Material supplied:

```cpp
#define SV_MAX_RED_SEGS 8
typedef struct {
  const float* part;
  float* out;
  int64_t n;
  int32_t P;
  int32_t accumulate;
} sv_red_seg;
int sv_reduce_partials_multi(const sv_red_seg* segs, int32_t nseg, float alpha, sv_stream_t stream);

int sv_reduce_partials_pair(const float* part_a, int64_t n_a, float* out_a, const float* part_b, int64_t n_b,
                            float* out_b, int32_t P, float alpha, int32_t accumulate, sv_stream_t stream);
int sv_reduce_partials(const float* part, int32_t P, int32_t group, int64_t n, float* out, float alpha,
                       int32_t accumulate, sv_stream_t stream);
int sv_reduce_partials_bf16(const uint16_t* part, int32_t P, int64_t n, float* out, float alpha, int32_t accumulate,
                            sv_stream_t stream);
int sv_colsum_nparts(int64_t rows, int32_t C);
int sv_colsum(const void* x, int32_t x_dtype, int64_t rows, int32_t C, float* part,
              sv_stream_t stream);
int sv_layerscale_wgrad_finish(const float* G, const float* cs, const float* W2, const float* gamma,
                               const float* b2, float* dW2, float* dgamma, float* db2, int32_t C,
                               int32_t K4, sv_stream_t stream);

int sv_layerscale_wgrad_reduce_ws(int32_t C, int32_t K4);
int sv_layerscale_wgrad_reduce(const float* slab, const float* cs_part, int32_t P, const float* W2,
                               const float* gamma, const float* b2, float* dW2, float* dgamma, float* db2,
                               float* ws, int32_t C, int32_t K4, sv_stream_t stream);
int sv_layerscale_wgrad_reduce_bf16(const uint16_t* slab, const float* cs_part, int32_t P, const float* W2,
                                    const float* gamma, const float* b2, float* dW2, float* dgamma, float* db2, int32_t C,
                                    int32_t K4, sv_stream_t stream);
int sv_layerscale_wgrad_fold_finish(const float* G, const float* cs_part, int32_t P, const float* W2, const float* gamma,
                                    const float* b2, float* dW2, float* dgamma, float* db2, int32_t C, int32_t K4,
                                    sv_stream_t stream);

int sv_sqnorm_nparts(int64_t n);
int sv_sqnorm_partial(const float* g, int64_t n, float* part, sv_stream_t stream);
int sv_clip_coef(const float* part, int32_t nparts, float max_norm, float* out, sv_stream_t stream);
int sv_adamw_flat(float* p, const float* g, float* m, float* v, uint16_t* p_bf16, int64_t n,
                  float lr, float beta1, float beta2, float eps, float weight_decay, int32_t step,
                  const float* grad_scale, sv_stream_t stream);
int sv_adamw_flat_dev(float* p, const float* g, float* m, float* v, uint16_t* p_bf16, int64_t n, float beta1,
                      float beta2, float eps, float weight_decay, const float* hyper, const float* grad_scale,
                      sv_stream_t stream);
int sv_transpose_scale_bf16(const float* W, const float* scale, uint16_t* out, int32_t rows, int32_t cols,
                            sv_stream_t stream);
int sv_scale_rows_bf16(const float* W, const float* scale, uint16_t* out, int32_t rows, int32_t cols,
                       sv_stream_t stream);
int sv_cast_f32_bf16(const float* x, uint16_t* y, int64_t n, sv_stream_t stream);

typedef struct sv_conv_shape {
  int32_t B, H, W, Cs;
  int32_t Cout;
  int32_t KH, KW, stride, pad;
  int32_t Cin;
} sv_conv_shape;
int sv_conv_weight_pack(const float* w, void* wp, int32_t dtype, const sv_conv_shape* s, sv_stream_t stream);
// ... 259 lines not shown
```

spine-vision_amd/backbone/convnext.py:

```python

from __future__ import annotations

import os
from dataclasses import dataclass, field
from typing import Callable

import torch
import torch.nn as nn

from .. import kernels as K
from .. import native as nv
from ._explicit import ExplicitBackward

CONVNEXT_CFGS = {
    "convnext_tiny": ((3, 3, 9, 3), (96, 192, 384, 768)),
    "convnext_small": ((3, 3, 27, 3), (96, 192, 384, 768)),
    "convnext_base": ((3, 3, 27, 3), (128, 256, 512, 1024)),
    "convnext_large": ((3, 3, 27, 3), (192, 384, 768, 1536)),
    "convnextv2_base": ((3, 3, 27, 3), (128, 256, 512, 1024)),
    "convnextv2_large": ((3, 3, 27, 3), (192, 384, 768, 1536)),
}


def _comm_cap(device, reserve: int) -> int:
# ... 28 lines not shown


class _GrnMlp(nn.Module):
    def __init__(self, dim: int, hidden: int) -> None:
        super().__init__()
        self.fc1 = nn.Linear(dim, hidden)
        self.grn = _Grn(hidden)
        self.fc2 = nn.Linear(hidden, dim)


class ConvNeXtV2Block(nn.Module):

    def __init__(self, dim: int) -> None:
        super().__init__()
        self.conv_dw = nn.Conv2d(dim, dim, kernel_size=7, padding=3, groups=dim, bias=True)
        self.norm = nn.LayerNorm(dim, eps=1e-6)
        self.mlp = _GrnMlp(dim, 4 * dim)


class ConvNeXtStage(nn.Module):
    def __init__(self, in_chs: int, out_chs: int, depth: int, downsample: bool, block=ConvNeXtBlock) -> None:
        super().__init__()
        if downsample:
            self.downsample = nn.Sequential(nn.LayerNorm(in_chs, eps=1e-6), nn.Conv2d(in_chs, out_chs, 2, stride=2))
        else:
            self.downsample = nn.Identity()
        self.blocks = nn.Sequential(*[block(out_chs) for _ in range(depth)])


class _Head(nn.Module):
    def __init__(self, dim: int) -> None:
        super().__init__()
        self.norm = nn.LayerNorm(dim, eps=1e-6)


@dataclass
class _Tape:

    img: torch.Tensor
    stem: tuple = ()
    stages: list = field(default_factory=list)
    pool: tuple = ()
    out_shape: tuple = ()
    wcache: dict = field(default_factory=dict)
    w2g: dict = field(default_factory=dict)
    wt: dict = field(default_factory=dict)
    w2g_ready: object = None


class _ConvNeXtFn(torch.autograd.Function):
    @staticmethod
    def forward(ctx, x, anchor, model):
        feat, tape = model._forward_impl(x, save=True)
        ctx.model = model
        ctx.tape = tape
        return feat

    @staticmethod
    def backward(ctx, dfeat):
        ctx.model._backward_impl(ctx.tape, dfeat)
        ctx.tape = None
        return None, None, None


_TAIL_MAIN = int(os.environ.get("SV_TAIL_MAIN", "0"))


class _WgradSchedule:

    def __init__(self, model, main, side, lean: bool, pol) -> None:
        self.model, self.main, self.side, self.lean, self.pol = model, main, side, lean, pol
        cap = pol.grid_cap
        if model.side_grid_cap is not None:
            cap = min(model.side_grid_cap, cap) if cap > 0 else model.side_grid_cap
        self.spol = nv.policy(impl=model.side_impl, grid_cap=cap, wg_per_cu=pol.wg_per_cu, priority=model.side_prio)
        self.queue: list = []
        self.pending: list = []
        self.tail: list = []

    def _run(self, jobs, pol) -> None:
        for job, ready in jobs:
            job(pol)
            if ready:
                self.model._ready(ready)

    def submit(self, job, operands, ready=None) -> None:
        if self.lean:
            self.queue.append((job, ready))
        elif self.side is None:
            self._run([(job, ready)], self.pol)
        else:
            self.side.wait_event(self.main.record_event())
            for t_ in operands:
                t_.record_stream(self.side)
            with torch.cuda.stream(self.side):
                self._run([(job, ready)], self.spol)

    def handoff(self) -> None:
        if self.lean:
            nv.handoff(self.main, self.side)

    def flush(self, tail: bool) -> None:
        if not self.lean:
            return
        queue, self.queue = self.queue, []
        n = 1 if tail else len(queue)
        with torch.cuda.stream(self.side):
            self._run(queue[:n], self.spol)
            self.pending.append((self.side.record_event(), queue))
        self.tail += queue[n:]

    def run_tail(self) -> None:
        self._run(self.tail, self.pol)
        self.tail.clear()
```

Task brief: Extract each entry in full and write it down exactly.

Solution to this exercise:
```cpp
#define SV_MAX_RED_SEGS 8
typedef struct {
  const float* part;
  float* out;
  int64_t n;
  int32_t P;
  int32_t accumulate;
} sv_red_seg;
int sv_reduce_partials_multi(const sv_red_seg* segs, int32_t nseg, float alpha, sv_stream_t stream);

int sv_reduce_partials_pair(const float* part_a, int64_t n_a, float* out_a, const float* part_b, int64_t n_b,
                            float* out_b, int32_t P, float alpha, int32_t accumulate, sv_stream_t stream);
int sv_reduce_partials(const float* part, int32_t P, int32_t group, int64_t n, float* out, float alpha,
                       int32_t accumulate, sv_stream_t stream);
int sv_reduce_partials_bf16(const uint16_t* part, int32_t P, int64_t n, float* out, float alpha, int32_t accumulate,
                            sv_stream_t stream);
int sv_colsum_nparts(int64_t rows, int32_t C);
int sv_colsum(const void* x, int32_t x_dtype, int64_t rows, int32_t C, float* part,
              sv_stream_t stream);
int sv_layerscale_wgrad_finish(const float* G, const float* cs, const float* W2, const float* gamma,
                               const float* b2, float* dW2, float* dgamma, float* db2, int32_t C,
                               int32_t K4, sv_stream_t stream);

int sv_layerscale_wgrad_reduce_ws(int32_t C, int32_t K4);
int sv_layerscale_wgrad_reduce(const float* slab, const float* cs_part, int32_t P, const float* W2,
                               const float* gamma, const float* b2, float* dW2, float* dgamma, float* db2,
                               float* ws, int32_t C, int32_t K4, sv_stream_t stream);
int sv_layerscale_wgrad_reduce_bf16(const uint16_t* slab, const float* cs_part, int32_t P, const float* W2,
                                    const float* gamma, const float* b2, float* dW2, float* dgamma, float* db2, int32_t C,
                                    int32_t K4, sv_stream_t stream);
int sv_layerscale_wgrad_fold_finish(const float* G, const float* cs_part, int32_t P, const float* W2, const float* gamma,
                                    const float* b2, float* dW2, float* dgamma, float* db2, int32_t C, int32_t K4,
                                    sv_stream_t stream);

int sv_sqnorm_nparts(int64_t n);
int sv_sqnorm_partial(const float* g, int64_t n, float* part, sv_stream_t stream);
int sv_clip_coef(const float* part, int32_t nparts, float max_norm, float* out, sv_stream_t stream);
int sv_adamw_flat(float* p, const float* g, float* m, float* v, uint16_t* p_bf16, int64_t n,
                  float lr, float beta1, float beta2, float eps, float weight_decay, int32_t step,
                  const float* grad_scale, sv_stream_t stream);
int sv_adamw_flat_dev(float* p, const float* g, float* m, float* v, uint16_t* p_bf16, int64_t n, float beta1,
                      float beta2, float eps, float weight_decay, const float* hyper, const float* grad_scale,
                      sv_stream_t stream);
int sv_transpose_scale_bf16(const float* W, const float* scale, uint16_t* out, int32_t rows, int32_t cols,
                            sv_stream_t stream);
int sv_scale_rows_bf16(const float* W, const float* scale, uint16_t* out, int32_t rows, int32_t cols,
                       sv_stream_t stream);
int sv_cast_f32_bf16(const float* x, uint16_t* y, int64_t n, sv_stream_t stream);

typedef struct sv_conv_shape {
  int32_t B, H, W, Cs;
  int32_t Cout;
  int32_t KH, KW, stride, pad;
  int32_t Cin;
} sv_conv_shape;
int sv_conv_weight_pack(const float* w, void* wp, int32_t dtype, const sv_conv_shape* s, sv_stream_t stream);
// ... 259 lines not shown
```

spine-vision_amd/backbone/convnext.py:

```python

from __future__ import annotations

import os
from dataclasses import dataclass, field
from typing import Callable

import torch
import torch.nn as nn

from .. import kernels as K
from .. import native as nv
from ._explicit import ExplicitBackward

CONVNEXT_CFGS = {
    "convnext_tiny": ((3, 3, 9, 3), (96, 192, 384, 768)),
    "convnext_small": ((3, 3, 27, 3), (96, 192, 384, 768)),
    "convnext_base": ((3, 3, 27, 3), (128, 256, 512, 1024)),
    "convnext_large": ((3, 3, 27, 3), (192, 384, 768, 1536)),
    "convnextv2_base": ((3, 3, 27, 3), (128, 256, 512, 1024)),
    "convnextv2_large": ((3, 3, 27, 3), (192, 384, 768, 1536)),
}


def _comm_cap(device, reserve: int) -> int:
# ... 28 lines not shown


class _GrnMlp(nn.Module):
    def __init__(self, dim: int, hidden: int) -> None:
        super().__init__()
        self.fc1 = nn.Linear(dim, hidden)
        self.grn = _Grn(hidden)
        self.fc2 = nn.Linear(hidden, dim)


class ConvNeXtV2Block(nn.Module):

    def __init__(self, dim: int) -> None:
        super().__init__()
        self.conv_dw = nn.Conv2d(dim, dim, kernel_size=7, padding=3, groups=dim, bias=True)
        self.norm = nn.LayerNorm(dim, eps=1e-6)
        self.mlp = _GrnMlp(dim, 4 * dim)


class ConvNeXtStage(nn.Module):
    def __init__(self, in_chs: int, out_chs: int, depth: int, downsample: bool, block=ConvNeXtBlock) -> None:
        super().__init__()
        if downsample:
            self.downsample = nn.Sequential(nn.LayerNorm(in_chs, eps=1e-6), nn.Conv2d(in_chs, out_chs, 2, stride=2))
        else:
            self.downsample = nn.Identity()
        self.blocks = nn.Sequential(*[block(out_chs) for _ in range(depth)])


class _Head(nn.Module):
    def __init__(self, dim: int) -> None:
        super().__init__()
        self.norm = nn.LayerNorm(dim, eps=1e-6)


@dataclass
class _Tape:

    img: torch.Tensor
    stem: tuple = ()
    stages: list = field(default_factory=list)
    pool: tuple = ()
    out_shape: tuple = ()
    wcache: dict = field(default_factory=dict)
    w2g: dict = field(default_factory=dict)
    wt: dict = field(default_factory=dict)
    w2g_ready: object = None


class _ConvNeXtFn(torch.autograd.Function):
    @staticmethod
    def forward(ctx, x, anchor, model):
        feat, tape = model._forward_impl(x, save=True)
        ctx.model = model
        ctx.tape = tape
        return feat

    @staticmethod
    def backward(ctx, dfeat):
        ctx.model._backward_impl(ctx.tape, dfeat)
        ctx.tape = None
        return None, None, None


_TAIL_MAIN = int(os.environ.get("SV_TAIL_MAIN", "0"))


class _WgradSchedule:

    def __init__(self, model, main, side, lean: bool, pol) -> None:
        self.model, self.main, self.side, self.lean, self.pol = model, main, side, lean, pol
        cap = pol.grid_cap
        if model.side_grid_cap is not None:
            cap = min(model.side_grid_cap, cap) if cap > 0 else model.side_grid_cap
        self.spol = nv.policy(impl=model.side_impl, grid_cap=cap, wg_per_cu=pol.wg_per_cu, priority=model.side_prio)
        self.queue: list = []
        self.pending: list = []
        self.tail: list = []

    def _run(self, jobs, pol) -> None:
        for job, ready in jobs:
            job(pol)
            if ready:
                self.model._ready(ready)

    def submit(self, job, operands, ready=None) -> None:
        if self.lean:
            self.queue.append((job, ready))
        elif self.side is None:
            self._run([(job, ready)], self.pol)
        else:
            self.side.wait_event(self.main.record_event())
            for t_ in operands:
                t_.record_stream(self.side)
            with torch.cuda.stream(self.side):
                self._run([(job, ready)], self.spol)

    def handoff(self) -> None:
        if self.lean:
            nv.handoff(self.main, self.side)

    def flush(self, tail: bool) -> None:
        if not self.lean:
            return
        queue, self.queue = self.queue, []
        n = 1 if tail else len(queue)
        with torch.cuda.stream(self.side):
            self._run(queue[:n], self.spol)
            self.pending.append((self.side.record_event(), queue))
        self.tail += queue[n:]

    def run_tail(self) -> None:
        self._run(self.tail, self.pol)
        self.tail.clear()
```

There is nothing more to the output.